*What the exercise asks*:
Count every line below in which "esla" occurs, then give only the count.

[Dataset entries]
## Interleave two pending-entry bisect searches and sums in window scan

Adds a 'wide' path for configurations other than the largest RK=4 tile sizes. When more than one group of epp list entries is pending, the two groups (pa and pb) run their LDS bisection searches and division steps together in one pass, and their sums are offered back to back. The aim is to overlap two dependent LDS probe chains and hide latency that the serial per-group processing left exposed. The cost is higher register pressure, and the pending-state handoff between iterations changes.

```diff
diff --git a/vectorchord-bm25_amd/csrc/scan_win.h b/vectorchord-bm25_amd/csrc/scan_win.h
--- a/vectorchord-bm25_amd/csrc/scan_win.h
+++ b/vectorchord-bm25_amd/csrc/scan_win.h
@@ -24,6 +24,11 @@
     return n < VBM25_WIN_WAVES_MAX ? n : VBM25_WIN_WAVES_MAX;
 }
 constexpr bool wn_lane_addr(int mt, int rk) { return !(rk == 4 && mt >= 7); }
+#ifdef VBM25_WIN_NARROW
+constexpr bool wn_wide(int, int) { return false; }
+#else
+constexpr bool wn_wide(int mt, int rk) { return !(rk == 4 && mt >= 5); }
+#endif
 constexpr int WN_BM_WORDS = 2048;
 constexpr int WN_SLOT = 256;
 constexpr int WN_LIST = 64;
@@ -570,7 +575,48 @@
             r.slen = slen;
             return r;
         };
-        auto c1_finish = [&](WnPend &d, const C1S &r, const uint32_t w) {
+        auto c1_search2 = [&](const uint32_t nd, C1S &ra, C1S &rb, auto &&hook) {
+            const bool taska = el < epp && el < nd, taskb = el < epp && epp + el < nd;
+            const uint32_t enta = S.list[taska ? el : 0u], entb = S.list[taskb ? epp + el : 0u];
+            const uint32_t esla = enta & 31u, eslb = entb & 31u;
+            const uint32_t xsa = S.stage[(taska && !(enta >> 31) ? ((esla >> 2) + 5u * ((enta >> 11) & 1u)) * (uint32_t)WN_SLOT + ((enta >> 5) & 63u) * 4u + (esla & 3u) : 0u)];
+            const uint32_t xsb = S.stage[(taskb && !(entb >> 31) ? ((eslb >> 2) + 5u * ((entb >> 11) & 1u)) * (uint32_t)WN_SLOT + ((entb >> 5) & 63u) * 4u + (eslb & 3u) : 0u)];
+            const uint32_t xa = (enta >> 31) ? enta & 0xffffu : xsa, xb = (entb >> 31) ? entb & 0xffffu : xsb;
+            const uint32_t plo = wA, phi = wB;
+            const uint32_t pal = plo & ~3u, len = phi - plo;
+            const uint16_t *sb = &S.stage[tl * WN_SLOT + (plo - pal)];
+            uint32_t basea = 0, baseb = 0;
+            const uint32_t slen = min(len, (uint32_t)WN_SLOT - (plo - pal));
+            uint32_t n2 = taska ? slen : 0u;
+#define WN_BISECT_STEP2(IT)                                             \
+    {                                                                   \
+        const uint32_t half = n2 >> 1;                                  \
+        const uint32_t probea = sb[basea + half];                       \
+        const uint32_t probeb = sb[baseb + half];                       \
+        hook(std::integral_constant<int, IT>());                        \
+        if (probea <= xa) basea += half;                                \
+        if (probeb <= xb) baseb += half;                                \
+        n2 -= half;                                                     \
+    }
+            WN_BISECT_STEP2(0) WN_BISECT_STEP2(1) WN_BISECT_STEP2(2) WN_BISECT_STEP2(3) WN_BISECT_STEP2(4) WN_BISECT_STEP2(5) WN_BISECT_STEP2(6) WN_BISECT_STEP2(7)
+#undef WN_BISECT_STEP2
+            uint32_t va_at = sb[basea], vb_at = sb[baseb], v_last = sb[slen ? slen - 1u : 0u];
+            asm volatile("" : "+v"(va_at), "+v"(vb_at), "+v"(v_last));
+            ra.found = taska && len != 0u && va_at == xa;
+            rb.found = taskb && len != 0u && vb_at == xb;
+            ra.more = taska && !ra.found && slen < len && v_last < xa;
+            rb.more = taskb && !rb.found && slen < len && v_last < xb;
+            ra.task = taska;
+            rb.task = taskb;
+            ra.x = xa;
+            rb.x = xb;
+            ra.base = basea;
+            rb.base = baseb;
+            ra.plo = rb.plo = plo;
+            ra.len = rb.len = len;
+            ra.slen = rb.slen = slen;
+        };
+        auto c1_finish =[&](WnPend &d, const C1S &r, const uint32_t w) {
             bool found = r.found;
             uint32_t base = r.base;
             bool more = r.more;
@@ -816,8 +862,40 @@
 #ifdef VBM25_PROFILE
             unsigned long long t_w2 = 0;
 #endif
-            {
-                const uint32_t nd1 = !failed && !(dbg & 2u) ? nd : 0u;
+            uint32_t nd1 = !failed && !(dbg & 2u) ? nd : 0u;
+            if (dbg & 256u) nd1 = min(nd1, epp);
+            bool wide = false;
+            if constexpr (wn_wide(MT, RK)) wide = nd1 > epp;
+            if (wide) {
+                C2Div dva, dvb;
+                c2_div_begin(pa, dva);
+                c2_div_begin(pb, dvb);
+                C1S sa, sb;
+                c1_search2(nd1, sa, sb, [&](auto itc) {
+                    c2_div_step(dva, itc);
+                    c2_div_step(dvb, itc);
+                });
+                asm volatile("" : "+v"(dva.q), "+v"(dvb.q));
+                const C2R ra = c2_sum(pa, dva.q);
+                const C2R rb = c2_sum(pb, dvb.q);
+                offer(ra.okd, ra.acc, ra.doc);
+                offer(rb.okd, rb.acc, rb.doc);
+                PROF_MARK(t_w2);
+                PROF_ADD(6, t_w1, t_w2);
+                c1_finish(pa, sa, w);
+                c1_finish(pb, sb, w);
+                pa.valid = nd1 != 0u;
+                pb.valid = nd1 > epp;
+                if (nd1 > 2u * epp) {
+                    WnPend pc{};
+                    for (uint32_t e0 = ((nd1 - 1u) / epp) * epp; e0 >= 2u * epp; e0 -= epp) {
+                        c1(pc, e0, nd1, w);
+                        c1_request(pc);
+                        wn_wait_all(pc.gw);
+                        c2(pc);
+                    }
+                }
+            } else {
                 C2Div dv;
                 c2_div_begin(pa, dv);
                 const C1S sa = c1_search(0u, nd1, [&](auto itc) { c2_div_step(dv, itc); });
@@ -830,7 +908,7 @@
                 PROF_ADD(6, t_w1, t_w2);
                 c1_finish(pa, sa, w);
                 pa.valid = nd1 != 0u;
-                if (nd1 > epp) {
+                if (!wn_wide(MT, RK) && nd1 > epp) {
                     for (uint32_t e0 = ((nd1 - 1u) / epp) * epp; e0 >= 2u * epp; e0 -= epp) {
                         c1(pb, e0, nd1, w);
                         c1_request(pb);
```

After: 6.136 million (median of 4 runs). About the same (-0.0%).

...

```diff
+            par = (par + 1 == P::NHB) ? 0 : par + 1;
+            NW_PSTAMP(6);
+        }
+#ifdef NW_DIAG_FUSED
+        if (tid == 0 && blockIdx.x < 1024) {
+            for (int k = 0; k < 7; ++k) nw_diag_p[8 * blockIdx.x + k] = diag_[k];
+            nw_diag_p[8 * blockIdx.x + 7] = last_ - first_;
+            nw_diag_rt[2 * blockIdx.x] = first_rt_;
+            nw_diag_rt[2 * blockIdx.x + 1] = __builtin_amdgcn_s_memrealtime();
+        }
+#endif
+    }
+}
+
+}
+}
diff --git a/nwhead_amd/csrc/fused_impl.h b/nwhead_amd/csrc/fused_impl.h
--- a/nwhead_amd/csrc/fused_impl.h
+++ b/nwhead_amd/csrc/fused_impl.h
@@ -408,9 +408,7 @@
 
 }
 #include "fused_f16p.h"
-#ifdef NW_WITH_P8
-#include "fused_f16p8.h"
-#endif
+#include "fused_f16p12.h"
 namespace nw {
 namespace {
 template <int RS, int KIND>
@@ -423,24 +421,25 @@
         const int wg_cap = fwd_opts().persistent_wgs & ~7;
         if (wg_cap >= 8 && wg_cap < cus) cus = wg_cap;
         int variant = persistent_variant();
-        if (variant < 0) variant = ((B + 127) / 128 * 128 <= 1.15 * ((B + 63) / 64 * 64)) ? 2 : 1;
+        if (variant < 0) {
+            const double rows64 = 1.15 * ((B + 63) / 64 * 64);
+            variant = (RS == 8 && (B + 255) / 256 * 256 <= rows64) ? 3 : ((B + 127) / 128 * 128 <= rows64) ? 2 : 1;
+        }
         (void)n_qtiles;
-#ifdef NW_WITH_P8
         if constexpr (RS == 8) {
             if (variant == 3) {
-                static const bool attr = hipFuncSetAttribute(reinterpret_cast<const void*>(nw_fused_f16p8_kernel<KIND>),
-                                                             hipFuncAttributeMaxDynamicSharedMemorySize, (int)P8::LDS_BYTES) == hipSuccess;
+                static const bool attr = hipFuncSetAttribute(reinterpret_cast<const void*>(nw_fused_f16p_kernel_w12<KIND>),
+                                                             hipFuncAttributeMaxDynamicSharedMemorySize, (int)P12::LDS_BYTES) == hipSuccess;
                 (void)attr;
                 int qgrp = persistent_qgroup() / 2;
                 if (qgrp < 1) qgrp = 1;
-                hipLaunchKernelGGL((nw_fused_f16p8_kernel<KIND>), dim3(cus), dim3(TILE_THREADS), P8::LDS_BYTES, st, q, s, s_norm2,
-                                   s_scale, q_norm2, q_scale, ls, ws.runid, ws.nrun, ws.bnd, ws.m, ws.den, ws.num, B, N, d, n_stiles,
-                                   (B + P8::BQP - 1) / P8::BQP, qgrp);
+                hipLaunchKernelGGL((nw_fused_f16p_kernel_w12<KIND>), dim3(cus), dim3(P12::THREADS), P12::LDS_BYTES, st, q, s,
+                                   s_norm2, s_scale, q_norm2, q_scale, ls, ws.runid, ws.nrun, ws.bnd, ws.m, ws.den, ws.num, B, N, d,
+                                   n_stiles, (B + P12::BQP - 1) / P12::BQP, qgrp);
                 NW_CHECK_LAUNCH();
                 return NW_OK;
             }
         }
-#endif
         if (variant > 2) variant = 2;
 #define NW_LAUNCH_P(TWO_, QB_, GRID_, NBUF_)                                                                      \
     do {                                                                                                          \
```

*Written response*:
2